Dependency-Aware Parallel Decoding via Attention for Diffusion LLMs
This addresses a bottleneck in speeding up generation for diffusion-based language models, though it is an incremental improvement over existing methods.
The paper tackles the challenge of parallel decoding in diffusion LLMs by proposing Dependency-Aware Parallel Decoding (DAPD), which uses self-attention to model token dependencies and enables more efficient unmasking, resulting in improved accuracy-steps trade-offs on datasets like LLaDA and Dream.
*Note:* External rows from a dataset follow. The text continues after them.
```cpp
struct D3Chain { int py, px, ky, kx; bool first, last; };
__host__ __device__ constexpr D3Chain d3_chain(int s) {
    const int c = s < 4 ? 0 : s < 10 ? 1 : s < 16 ? 2 : 3, s0 = c == 0 ? 0 : c == 1 ? 4 : c == 2 ? 10 : 16;
    const int py = c >> 1, px = c & 1, nkx = px ? 3 : 2, n = (py ? 3 : 2) * nkx, i = s - s0;
    return D3Chain{py, px, 1 - py + 2 * (i / nkx), 1 - px + 2 * (i % nkx), i == 0, i == n - 1};
}
template <class F, int... S>
__device__ __forceinline__ void static_for_(F&& f, std::integer_sequence<int, S...>) { (f(std::integral_constant<int, S>{}), ...); }
template <int N, class F>
__device__ __forceinline__ void static_for(F&& f) { static_for_(f, std::make_integer_sequence<int, N>{}); }
template <bool FWD, int NS>
__global__ __launch_bounds__(NS * 64) void k_deconv3(ConvArgs a) {
    constexpr int LDP = 68;
    extern __shared__ __attribute__((aligned(16))) float smem[];
    float* zero_row = smem;
    float* in_s = smem + 128;
    const int lane = lane_id(), w = wave_id(), tid = threadIdx.x;
    DYN_N(a, n, blockIdx.x * NS)
    for (int bx = blockIdx.x; bx * NS < a.n; bx += gridDim.x) {
        const int s0 = bx * NS;
        int woff = 0;
        asm volatile("" : "+s"(woff));
        const float4* wp = a.Wp + woff + lane;
        auto load_b = [&](float4 (&f)[8], const D3Chain ch) __attribute__((always_inline)) {
            const float4* bp = wp + ((size_t)(ch.ky * 5 + ch.kx) * 8) * 64;
    #pragma unroll
            for (int g = 0; g < 8; ++g) f[g] = bp[g * 64];
        };
        float4 b[2][8];
        load_b(b[0], d3_chain(0));
        __builtin_amdgcn_sched_barrier(0);
        for (int i = tid; i < 128; i += NS * 64) zero_row[i] = 0.f;
        for (int i = tid; i < NS * 64 * 16; i += NS * 64) {
            const int pix = i >> 4, c4 = i & 15;
            const int smp = s0 + (pix >> 6);
            float4 v = make_float4(0.f, 0.f, 0.f, 0.f);
            if (smp < a.n) v = *reinterpret_cast<const float4*>(a.in + ((size_t)s0 * 64 + pix) * 64 + c4 * 4);
            *reinterpret_cast<float4*>(in_s + pix * LDP + c4 * 4) = v;
        }
        __syncthreads();
        const int smp = s0 + w;
        const int hi = lane >> 5;
        float4 sc[4], sh[4];
    #pragma unroll
        for (int q = 0; q < 4; ++q) {
            sc[q] = *reinterpret_cast<const float4*>(a.scale + 8 * q + 4 * hi);
            sh[q] = *reinterpret_cast<const float4*>(a.shift + 8 * q + 4 * hi);
        }
        int qy[2], qx[2];
    #pragma unroll
        for (int m = 0; m < 2; ++m) { const int q = m * 32 + (lane & 31); qy[m] = q >> 3; qx[m] = q & 7; }
        auto rows = [&](const D3Chain ch, const float* (&ap)[2]) __attribute__((always_inline)) {
            const int dy = (ch.py + 1 - ch.ky) / 2, dx = (ch.px + 1 - ch.kx) / 2;
    #pragma unroll
            for (int m = 0; m < 2; ++m) {
                const int iy = qy[m] + dy, ix = qx[m] + dx;
                const bool ok = iy >= 0 && iy < 8 && ix >= 0 && ix < 8;
                const int in_off = 128 + (w * 64 + iy * 8 + ix) * LDP, zero_off = ((w * 64 + iy * 8 + ix + 64) * LDP + 128) & 63;
                ap[m] = smem + (ok ? in_off : zero_off) + 4 * hi;
            }
        };
        const float* ap[2][2];
        rows(d3_chain(0), ap[0]);
        f32x16 acc[2];
        static_for<25>([&](auto chain_no) __attribute__((always_inline)) {
            constexpr int s = decltype(chain_no)::value;
            constexpr D3Chain ch = d3_chain(s);
            constexpr int py = ch.py, px = ch.px;
            if constexpr (s + 1 < 25) { load_b(b[(s + 1) & 1], d3_chain(s + 1)); rows(d3_chain(s + 1), ap[(s + 1) & 1]); }
            __builtin_amdgcn_sched_barrier(0);
            if constexpr (ch.first) { acc[0] = zero16(); acc[1] = zero16(); }
            const float4 (&bt)[8] = b[s & 1];
    #pragma unroll
            for (int g = 0; g < 8; ++g)
    #pragma unroll
                for (int m = 0; m < 2; ++m) {
                    const float4 av = *reinterpret_cast<const float4*>(ap[s & 1][m] + g * 8);
                    acc[m] = mfma32(bt[g].x, av.x, acc[m]);
                    acc[m] = mfma32(bt[g].y, av.y, acc[m]);
                    acc[m] = mfma32(bt[g].z, av.z, acc[m]);
                    acc[m] = mfma32(bt[g].w, av.w, acc[m]);
                    __builtin_amdgcn_sched_barrier(0);
                }
            if constexpr (ch.last) {
                if (smp < a.n) {
    #pragma unroll
                    for (int m = 0; m < 2; ++m) {
                        const int oy = 2 * qy[m] + py, ox = 2 * qx[m] + px;
                        const size_t base = ((size_t)smp * 256 + oy * 16 + ox) * 32 + 4 * hi;
    #pragma unroll
                        for (int q = 0; q < 4; ++q) {
                            const size_t ix = base + 8 * q;
                            float4 o;
                            if (FWD) {
                                o.x = eluf_(acc[m][4 * q] * sc[q].x + sh[q].x); o.y = eluf_(acc[m][4 * q + 1] * sc[q].y + sh[q].y);
                                o.z = eluf_(acc[m][4 * q + 2] * sc[q].z + sh[q].z); o.w = eluf_(acc[m][4 * q + 3] * sc[q].w + sh[q].w);
                            } else {
                                o.x = conv_epilogue(acc[m][4 * q], sc[q].x, sh[q].x, a.mode, false, a.yprev, ix);
                                o.y = conv_epilogue(acc[m][4 * q + 1], sc[q].y, sh[q].y, a.mode, false, a.yprev, ix + 1);
                                o.z = conv_epilogue(acc[m][4 * q + 2], sc[q].z, sh[q].z, a.mode, false, a.yprev, ix + 2);
                                o.w = conv_epilogue(acc[m][4 * q + 3], sc[q].w, sh[q].w, a.mode, false, a.yprev, ix + 3);
                            }
                            *reinterpret_cast<float4*>(a.out + ix) = o;
                        }
                    }
                }
            }
        });
        __syncthreads();
    }
}
void launch_deconv3(const ConvArgs& a, hipStream_t s) {
    const size_t lds = (128 + (size_t)4 * 64 * 68) * sizeof(float);
    const int ng = dyn_units(a.n, a.dyn);
    if (a.mode == 0) launch_big_lds<k_deconv3<true, 4>>(dim3((ng + 3) / 4), dim3(256), lds, s, a);
    else launch_big_lds<k_deconv3<false, 4>>(dim3((ng + 3) / 4), dim3(256), lds, s, a);
}

__global__ __launch_bounds__(DS_WG) void k_deconv4(ConvArgs a) {
    constexpr int LDP = 36;
    __shared__ __attribute__((aligned(16))) float in_s[256 * LDP];
    __shared__ __attribute__((aligned(16))) float w_s[25 * 32];
    const int n = blockIdx.x, tid = threadIdx.x, lane = lane_id(), w = wave_id();
    for (int i = tid; i < 256 * 8; i += DS_WG) {
        const int pix = i >> 3, c4 = i & 7;
        *reinterpret_cast<float4*>(in_s + pix * LDP + c4 * 4) =
            *reinterpret_cast<const float4*>(a.in + ((size_t)n * 256 + pix) * 32 + c4 * 4);
    }
    for (int i = tid; i < 800; i += DS_WG) w_s[i] = a.w_raw[i];
    __syncthreads();
    const int py = w >> 1, px = w & 1;
    const float sc = a.scale[0], sh = a.shift[0];
    for (int j = 0; j < 4; ++j) {
        const int q = j * 64 + lane;
        const int qy = q >> 4, qx = q & 15;
        float acc = 0.f;
        for (int ky = 1 - py; ky < 5; ky += 2) {
            const int iy = qy + (py + 1 - ky) / 2;
            if (iy < 0 || iy >= 16) continue;
            for (int kx = 1 - px; kx < 5; kx += 2) {
                const int ix = qx + (px + 1 - kx) / 2;
                if (ix < 0 || ix >= 16) continue;
                const float* ip = in_s + (iy * 16 + ix) * LDP;
                const float* wp = w_s + (ky * 5 + kx) * 32;
#pragma unroll
                for (int c4 = 0; c4 < 8; ++c4) {
                    const float4 x = *reinterpret_cast<const float4*>(ip + c4 * 4);
                    const float4 ww = *reinterpret_cast<const float4*>(wp + c4 * 4);
                    acc = fmaf(x.x, ww.x, acc); acc = fmaf(x.y, ww.y, acc);
// ... 54 lines not shown
```

Before: 2.622 million samples/s.

## Make deconv2/deconv3 persistent with cross-iteration prefetch of next tile

Deconv2 and deconv3 launches now cap the grid at the number of resident workgroups, queried through the occupancy API or taken from a new gen_grid_cap option, and loop over tiles with a grid stride. Inside the loop, the next tile's activations and the first weight slice are prefetched into registers during the current tile's MFMA chain. This hides global load latency across iterations and removes the per-iteration staging and __syncthreads in deconv3. In exchange it raises register pressure and changes how LDS is reused between waves, which could lower occupancy or introduce races.

```diff
diff --git a/desire_amd/csrc/api.hip b/desire_amd/csrc/api.hip
--- a/desire_amd/csrc/api.hip
+++ b/desire_amd/csrc/api.hip
@@ -159,7 +159,12 @@
         h->scene_modes_chunk = value;
         return DESIRE_OK;
     }
-    else return fail(DESIRE_ERR_ARG, "unknown option: " + nm + " (ioc_form, ioc_split, train_fp32_mask, flags, compact_min_rows, compact_host_counts, scene_grad, scene_modes_chunk)");
+    else if (nm == "gen_grid_cap") {
+        if (value < 0) return fail(DESIRE_ERR_ARG, "gen_grid_cap must be >= 0");
+        h->gen_grid_cap = value;
+        return DESIRE_OK;
+    }
+    else return fail(DESIRE_ERR_ARG, "unknown option: " + nm + " (ioc_form, ioc_split, train_fp32_mask, flags, compact_min_rows, compact_host_counts, scene_grad, scene_modes_chunk, gen_grid_cap)");
     if (int rc = check_options(d)) return rc;
     if (((d.flags ^ h->d.flags) & (DESIRE_FLAG_COMPACT_ROWS | DESIRE_FLAG_COMPACT_IOC)) ||
         ((d.flags & DESIRE_FLAG_COMPACT_IOC) && (d.ioc_form != h->d.ioc_form || d.train_fp32_mask != h->d.train_fp32_mask)))
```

Parallel decoding for diffusion LLMs (dLLMs) is difficult because each denoising step provides only token-wise marginal distributions, while unmasking multiple tokens simultaneously requires accounting for inter-token dependencies. We propose Dependency-Aware Parallel Decoding (DAPD), a simple, training-free decoding method that uses self-attention to induce a conditional dependency graph over masked tokens. At each iteration, edges in this graph capture strong token interactions, while non-edges indicate weak dependence. Parallel decoding is then reduced to selecting an independent set on the graph and unmasking the selected tokens in parallel. This avoids co-updating strongly coupled tokens without auxiliary models or retraining. Experiments on LLaDA and Dream show that DAPD improves the accuracy-steps trade-off over existing methods and enables more globally distributed parallel updates that better exploit the any-order generation capability of dLLMs.